[Stored items]
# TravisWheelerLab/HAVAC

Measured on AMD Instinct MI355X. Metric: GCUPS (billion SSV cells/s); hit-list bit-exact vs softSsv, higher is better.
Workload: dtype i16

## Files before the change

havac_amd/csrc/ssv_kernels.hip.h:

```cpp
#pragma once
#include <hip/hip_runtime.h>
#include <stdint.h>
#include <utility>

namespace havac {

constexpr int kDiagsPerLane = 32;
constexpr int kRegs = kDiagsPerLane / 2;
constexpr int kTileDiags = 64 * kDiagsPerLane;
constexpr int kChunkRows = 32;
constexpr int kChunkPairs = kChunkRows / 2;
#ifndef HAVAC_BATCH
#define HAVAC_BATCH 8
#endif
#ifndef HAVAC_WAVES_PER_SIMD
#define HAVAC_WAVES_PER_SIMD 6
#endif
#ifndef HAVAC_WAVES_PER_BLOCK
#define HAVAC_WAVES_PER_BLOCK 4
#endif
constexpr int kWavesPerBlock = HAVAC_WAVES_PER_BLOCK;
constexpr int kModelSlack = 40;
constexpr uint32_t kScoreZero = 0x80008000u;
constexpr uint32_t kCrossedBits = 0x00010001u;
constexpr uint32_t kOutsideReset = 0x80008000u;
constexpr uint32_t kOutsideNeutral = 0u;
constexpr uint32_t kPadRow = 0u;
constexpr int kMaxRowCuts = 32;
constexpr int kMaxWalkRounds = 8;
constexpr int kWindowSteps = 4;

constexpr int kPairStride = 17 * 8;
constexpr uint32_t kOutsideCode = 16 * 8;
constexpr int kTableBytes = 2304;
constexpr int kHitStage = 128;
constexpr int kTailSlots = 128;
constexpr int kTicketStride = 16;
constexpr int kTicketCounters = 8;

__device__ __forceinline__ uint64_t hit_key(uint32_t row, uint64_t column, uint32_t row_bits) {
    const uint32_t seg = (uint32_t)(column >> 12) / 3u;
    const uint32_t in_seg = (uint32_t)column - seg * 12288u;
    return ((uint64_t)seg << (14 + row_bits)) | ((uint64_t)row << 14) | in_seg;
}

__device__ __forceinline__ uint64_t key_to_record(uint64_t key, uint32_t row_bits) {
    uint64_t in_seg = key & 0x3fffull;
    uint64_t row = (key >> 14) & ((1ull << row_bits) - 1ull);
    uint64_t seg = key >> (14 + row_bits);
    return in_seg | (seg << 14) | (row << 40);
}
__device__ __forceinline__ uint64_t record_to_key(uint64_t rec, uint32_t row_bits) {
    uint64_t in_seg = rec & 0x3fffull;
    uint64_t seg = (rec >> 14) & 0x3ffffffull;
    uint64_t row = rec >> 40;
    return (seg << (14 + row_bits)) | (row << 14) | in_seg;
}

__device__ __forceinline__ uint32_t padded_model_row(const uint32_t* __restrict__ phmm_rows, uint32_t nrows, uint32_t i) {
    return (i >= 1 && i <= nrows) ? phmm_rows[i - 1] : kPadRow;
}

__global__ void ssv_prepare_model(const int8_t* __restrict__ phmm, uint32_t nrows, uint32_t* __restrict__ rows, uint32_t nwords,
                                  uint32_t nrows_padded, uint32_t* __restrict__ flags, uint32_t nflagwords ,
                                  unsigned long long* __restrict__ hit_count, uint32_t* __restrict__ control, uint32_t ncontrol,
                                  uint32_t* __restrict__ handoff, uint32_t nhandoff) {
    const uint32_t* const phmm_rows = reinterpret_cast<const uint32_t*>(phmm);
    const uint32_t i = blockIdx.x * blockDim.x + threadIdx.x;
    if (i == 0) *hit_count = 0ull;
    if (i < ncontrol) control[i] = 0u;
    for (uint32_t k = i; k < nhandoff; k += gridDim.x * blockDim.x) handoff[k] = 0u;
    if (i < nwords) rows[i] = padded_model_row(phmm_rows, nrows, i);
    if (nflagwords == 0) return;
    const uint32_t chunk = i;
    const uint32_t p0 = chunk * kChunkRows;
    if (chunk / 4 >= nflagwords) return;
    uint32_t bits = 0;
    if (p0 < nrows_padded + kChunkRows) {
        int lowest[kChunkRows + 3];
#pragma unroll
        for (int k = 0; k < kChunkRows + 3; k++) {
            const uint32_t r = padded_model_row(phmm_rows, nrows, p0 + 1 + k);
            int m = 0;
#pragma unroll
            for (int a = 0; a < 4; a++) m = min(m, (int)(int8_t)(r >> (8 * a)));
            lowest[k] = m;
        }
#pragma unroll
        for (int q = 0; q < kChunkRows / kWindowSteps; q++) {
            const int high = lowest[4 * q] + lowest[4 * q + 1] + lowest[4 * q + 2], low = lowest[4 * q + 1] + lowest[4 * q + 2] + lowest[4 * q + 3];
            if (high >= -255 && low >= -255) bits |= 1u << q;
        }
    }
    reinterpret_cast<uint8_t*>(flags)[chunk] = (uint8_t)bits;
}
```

---

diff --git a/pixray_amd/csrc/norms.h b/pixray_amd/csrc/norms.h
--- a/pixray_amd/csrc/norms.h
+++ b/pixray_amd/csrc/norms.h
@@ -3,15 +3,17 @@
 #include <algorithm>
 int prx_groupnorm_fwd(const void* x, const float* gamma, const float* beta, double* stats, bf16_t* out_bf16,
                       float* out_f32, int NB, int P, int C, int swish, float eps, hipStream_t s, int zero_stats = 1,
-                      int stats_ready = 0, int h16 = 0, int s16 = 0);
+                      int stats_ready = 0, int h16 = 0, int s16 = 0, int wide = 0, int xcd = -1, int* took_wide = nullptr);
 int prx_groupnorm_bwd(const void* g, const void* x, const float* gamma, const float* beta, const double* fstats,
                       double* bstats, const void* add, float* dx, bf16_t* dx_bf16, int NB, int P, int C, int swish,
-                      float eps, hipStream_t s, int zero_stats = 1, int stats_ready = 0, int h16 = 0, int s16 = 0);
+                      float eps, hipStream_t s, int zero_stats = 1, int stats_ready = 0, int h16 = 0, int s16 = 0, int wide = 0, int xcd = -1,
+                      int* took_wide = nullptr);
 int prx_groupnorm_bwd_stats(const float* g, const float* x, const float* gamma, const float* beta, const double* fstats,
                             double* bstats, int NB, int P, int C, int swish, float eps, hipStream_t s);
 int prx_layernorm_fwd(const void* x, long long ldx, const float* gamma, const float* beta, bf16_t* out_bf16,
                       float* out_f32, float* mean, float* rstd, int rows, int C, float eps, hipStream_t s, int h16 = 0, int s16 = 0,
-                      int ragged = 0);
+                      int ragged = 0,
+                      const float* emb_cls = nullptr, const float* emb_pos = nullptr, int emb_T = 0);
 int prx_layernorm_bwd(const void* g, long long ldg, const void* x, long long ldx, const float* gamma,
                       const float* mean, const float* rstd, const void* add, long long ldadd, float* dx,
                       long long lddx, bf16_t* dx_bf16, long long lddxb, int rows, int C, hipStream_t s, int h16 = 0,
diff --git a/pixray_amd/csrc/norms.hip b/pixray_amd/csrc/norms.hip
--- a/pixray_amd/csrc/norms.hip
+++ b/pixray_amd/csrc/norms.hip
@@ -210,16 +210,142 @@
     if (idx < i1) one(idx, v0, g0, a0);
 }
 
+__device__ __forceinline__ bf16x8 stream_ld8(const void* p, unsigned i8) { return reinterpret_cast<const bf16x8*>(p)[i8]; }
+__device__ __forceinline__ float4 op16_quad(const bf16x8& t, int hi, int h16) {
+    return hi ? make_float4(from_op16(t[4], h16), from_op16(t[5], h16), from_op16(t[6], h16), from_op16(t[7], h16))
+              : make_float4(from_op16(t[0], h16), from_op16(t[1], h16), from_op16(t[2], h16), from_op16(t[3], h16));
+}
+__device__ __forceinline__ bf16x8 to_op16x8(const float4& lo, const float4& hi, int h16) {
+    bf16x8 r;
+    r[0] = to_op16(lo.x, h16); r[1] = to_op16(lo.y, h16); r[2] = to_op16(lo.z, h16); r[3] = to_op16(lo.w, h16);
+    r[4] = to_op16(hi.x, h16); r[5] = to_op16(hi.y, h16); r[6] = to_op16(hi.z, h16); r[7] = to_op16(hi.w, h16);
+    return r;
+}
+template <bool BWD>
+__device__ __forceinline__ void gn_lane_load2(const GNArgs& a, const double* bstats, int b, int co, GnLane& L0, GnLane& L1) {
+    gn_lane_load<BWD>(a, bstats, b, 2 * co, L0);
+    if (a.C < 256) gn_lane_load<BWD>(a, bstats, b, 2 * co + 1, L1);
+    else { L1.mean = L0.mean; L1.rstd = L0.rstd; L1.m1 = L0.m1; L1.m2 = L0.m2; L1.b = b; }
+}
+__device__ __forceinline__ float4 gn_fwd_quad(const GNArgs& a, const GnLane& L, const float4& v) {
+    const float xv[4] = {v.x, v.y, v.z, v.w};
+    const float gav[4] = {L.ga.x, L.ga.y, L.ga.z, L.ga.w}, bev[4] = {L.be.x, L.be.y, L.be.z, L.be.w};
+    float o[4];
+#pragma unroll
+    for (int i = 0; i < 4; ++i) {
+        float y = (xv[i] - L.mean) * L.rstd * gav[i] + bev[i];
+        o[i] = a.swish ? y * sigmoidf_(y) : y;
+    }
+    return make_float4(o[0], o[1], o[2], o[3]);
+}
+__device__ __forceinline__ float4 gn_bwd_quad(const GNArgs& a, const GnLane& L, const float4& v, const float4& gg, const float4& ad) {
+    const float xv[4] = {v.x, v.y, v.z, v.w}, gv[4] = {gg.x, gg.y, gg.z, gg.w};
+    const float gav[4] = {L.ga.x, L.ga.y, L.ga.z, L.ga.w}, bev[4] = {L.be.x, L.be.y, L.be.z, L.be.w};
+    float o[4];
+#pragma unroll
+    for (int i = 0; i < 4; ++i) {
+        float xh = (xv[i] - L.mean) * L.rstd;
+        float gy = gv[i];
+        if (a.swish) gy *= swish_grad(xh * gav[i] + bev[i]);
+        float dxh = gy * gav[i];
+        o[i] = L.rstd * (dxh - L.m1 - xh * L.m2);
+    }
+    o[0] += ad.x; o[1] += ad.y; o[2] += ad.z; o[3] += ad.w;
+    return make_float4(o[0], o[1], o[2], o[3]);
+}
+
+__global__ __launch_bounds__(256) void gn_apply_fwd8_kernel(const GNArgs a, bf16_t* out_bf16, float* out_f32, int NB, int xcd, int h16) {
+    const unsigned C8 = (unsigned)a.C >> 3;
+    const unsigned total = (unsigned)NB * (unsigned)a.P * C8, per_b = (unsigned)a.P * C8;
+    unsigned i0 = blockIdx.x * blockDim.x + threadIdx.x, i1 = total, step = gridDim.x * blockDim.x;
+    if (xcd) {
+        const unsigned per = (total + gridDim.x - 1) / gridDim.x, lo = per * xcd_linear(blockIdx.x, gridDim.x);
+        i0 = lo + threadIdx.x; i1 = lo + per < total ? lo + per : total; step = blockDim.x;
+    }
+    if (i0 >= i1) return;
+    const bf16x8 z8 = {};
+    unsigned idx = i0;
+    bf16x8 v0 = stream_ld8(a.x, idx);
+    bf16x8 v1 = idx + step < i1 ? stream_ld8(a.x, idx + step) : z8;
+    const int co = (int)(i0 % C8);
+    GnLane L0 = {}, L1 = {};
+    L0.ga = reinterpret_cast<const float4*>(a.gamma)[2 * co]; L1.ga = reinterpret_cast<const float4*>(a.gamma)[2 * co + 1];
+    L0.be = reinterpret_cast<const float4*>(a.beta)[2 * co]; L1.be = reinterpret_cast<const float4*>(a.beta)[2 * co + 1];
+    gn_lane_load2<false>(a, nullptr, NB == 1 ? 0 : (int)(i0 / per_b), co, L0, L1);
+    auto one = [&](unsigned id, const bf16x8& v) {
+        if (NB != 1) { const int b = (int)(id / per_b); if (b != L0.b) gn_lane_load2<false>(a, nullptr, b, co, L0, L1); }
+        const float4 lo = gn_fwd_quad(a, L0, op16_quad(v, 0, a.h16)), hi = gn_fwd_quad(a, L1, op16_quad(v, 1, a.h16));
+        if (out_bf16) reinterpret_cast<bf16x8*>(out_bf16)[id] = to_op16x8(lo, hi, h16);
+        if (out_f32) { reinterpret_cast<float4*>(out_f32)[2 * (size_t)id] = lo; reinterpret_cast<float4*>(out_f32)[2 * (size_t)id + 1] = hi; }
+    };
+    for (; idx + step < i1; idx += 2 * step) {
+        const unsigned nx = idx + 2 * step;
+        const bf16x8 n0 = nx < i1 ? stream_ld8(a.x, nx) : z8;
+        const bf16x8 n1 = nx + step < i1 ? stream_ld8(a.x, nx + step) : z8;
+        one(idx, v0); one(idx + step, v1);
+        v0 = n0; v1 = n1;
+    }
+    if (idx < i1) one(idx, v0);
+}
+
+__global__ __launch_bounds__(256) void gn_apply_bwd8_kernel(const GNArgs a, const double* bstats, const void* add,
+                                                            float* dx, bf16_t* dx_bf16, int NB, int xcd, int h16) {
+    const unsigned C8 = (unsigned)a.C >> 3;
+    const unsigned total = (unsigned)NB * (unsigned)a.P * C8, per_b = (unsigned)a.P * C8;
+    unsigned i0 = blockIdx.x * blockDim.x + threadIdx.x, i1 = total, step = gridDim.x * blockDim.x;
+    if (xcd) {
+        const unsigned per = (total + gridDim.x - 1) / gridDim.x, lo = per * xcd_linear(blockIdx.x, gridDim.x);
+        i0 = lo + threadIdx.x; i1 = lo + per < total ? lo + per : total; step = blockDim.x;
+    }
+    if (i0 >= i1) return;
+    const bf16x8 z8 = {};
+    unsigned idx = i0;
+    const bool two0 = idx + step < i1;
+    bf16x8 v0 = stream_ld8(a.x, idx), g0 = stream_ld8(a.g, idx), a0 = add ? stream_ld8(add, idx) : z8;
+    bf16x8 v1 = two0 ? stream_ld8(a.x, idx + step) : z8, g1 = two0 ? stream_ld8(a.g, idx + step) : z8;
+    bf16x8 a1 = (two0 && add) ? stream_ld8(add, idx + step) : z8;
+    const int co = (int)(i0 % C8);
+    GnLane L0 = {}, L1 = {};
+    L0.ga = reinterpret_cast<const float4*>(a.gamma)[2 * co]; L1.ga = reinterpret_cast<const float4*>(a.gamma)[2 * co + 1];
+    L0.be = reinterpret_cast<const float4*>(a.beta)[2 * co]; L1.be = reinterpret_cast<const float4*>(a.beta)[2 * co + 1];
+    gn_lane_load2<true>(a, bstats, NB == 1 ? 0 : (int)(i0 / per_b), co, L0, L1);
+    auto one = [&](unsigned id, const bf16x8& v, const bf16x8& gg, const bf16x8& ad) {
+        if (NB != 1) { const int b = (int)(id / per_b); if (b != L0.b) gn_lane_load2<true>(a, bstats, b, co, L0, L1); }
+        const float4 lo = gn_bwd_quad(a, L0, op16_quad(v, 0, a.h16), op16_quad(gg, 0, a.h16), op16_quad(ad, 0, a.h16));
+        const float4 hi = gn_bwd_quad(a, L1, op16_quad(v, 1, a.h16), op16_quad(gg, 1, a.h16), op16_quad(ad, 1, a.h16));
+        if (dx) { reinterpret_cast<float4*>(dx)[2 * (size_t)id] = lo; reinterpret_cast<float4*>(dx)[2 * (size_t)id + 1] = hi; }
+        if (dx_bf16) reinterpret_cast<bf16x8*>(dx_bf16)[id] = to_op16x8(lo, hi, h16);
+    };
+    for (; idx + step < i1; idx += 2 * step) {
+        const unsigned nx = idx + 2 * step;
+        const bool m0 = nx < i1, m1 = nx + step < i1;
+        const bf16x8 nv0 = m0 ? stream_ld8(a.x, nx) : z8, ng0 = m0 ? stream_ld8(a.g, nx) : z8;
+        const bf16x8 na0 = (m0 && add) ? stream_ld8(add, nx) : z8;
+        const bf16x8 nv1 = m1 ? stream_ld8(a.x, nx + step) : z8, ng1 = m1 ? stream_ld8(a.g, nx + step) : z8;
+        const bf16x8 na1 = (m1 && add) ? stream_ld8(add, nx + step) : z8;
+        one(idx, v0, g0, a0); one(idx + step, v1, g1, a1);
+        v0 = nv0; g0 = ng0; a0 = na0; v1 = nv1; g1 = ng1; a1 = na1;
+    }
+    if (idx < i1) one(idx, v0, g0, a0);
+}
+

# WORK INSTRUCTIONS
Only one stretch of the records above is wanted: the lines between the one holding "i1) one(idx, v0);" and the one holding "op16_quad(ad, 0, a.h16));", inclusive, reproduced exactly.

# RESPONSE TO THE EXERCISE
+    if (idx < i1) one(idx, v0);
+}
+
+__global__ __launch_bounds__(256) void gn_apply_bwd8_kernel(const GNArgs a, const double* bstats, const void* add,
+                                                            float* dx, bf16_t* dx_bf16, int NB, int xcd, int h16) {
+    const unsigned C8 = (unsigned)a.C >> 3;
+    const unsigned total = (unsigned)NB * (unsigned)a.P * C8, per_b = (unsigned)a.P * C8;
+    unsigned i0 = blockIdx.x * blockDim.x + threadIdx.x, i1 = total, step = gridDim.x * blockDim.x;
+    if (xcd) {
+        const unsigned per = (total + gridDim.x - 1) / gridDim.x, lo = per * xcd_linear(blockIdx.x, gridDim.x);
+        i0 = lo + threadIdx.x; i1 = lo + per < total ? lo + per : total; step = blockDim.x;
+    }
+    if (i0 >= i1) return;
+    const bf16x8 z8 = {};
+    unsigned idx = i0;
+    const bool two0 = idx + step < i1;
+    bf16x8 v0 = stream_ld8(a.x, idx), g0 = stream_ld8(a.g, idx), a0 = add ? stream_ld8(add, idx) : z8;
+    bf16x8 v1 = two0 ? stream_ld8(a.x, idx + step) : z8, g1 = two0 ? stream_ld8(a.g, idx + step) : z8;
+    bf16x8 a1 = (two0 && add) ? stream_ld8(add, idx + step) : z8;
+    const int co = (int)(i0 % C8);
+    GnLane L0 = {}, L1 = {};
+    L0.ga = reinterpret_cast<const float4*>(a.gamma)[2 * co]; L1.ga = reinterpret_cast<const float4*>(a.gamma)[2 * co + 1];
+    L0.be = reinterpret_cast<const float4*>(a.beta)[2 * co]; L1.be = reinterpret_cast<const float4*>(a.beta)[2 * co + 1];
+    gn_lane_load2<true>(a, bstats, NB == 1 ? 0 : (int)(i0 / per_b), co, L0, L1);
+    auto one = [&](unsigned id, const bf16x8& v, const bf16x8& gg, const bf16x8& ad) {
+        if (NB != 1) { const int b = (int)(id / per_b); if (b != L0.b) gn_lane_load2<true>(a, bstats, b, co, L0, L1); }
+        const float4 lo = gn_bwd_quad(a, L0, op16_quad(v, 0, a.h16), op16_quad(gg, 0, a.h16), op16_quad(ad, 0, a.h16));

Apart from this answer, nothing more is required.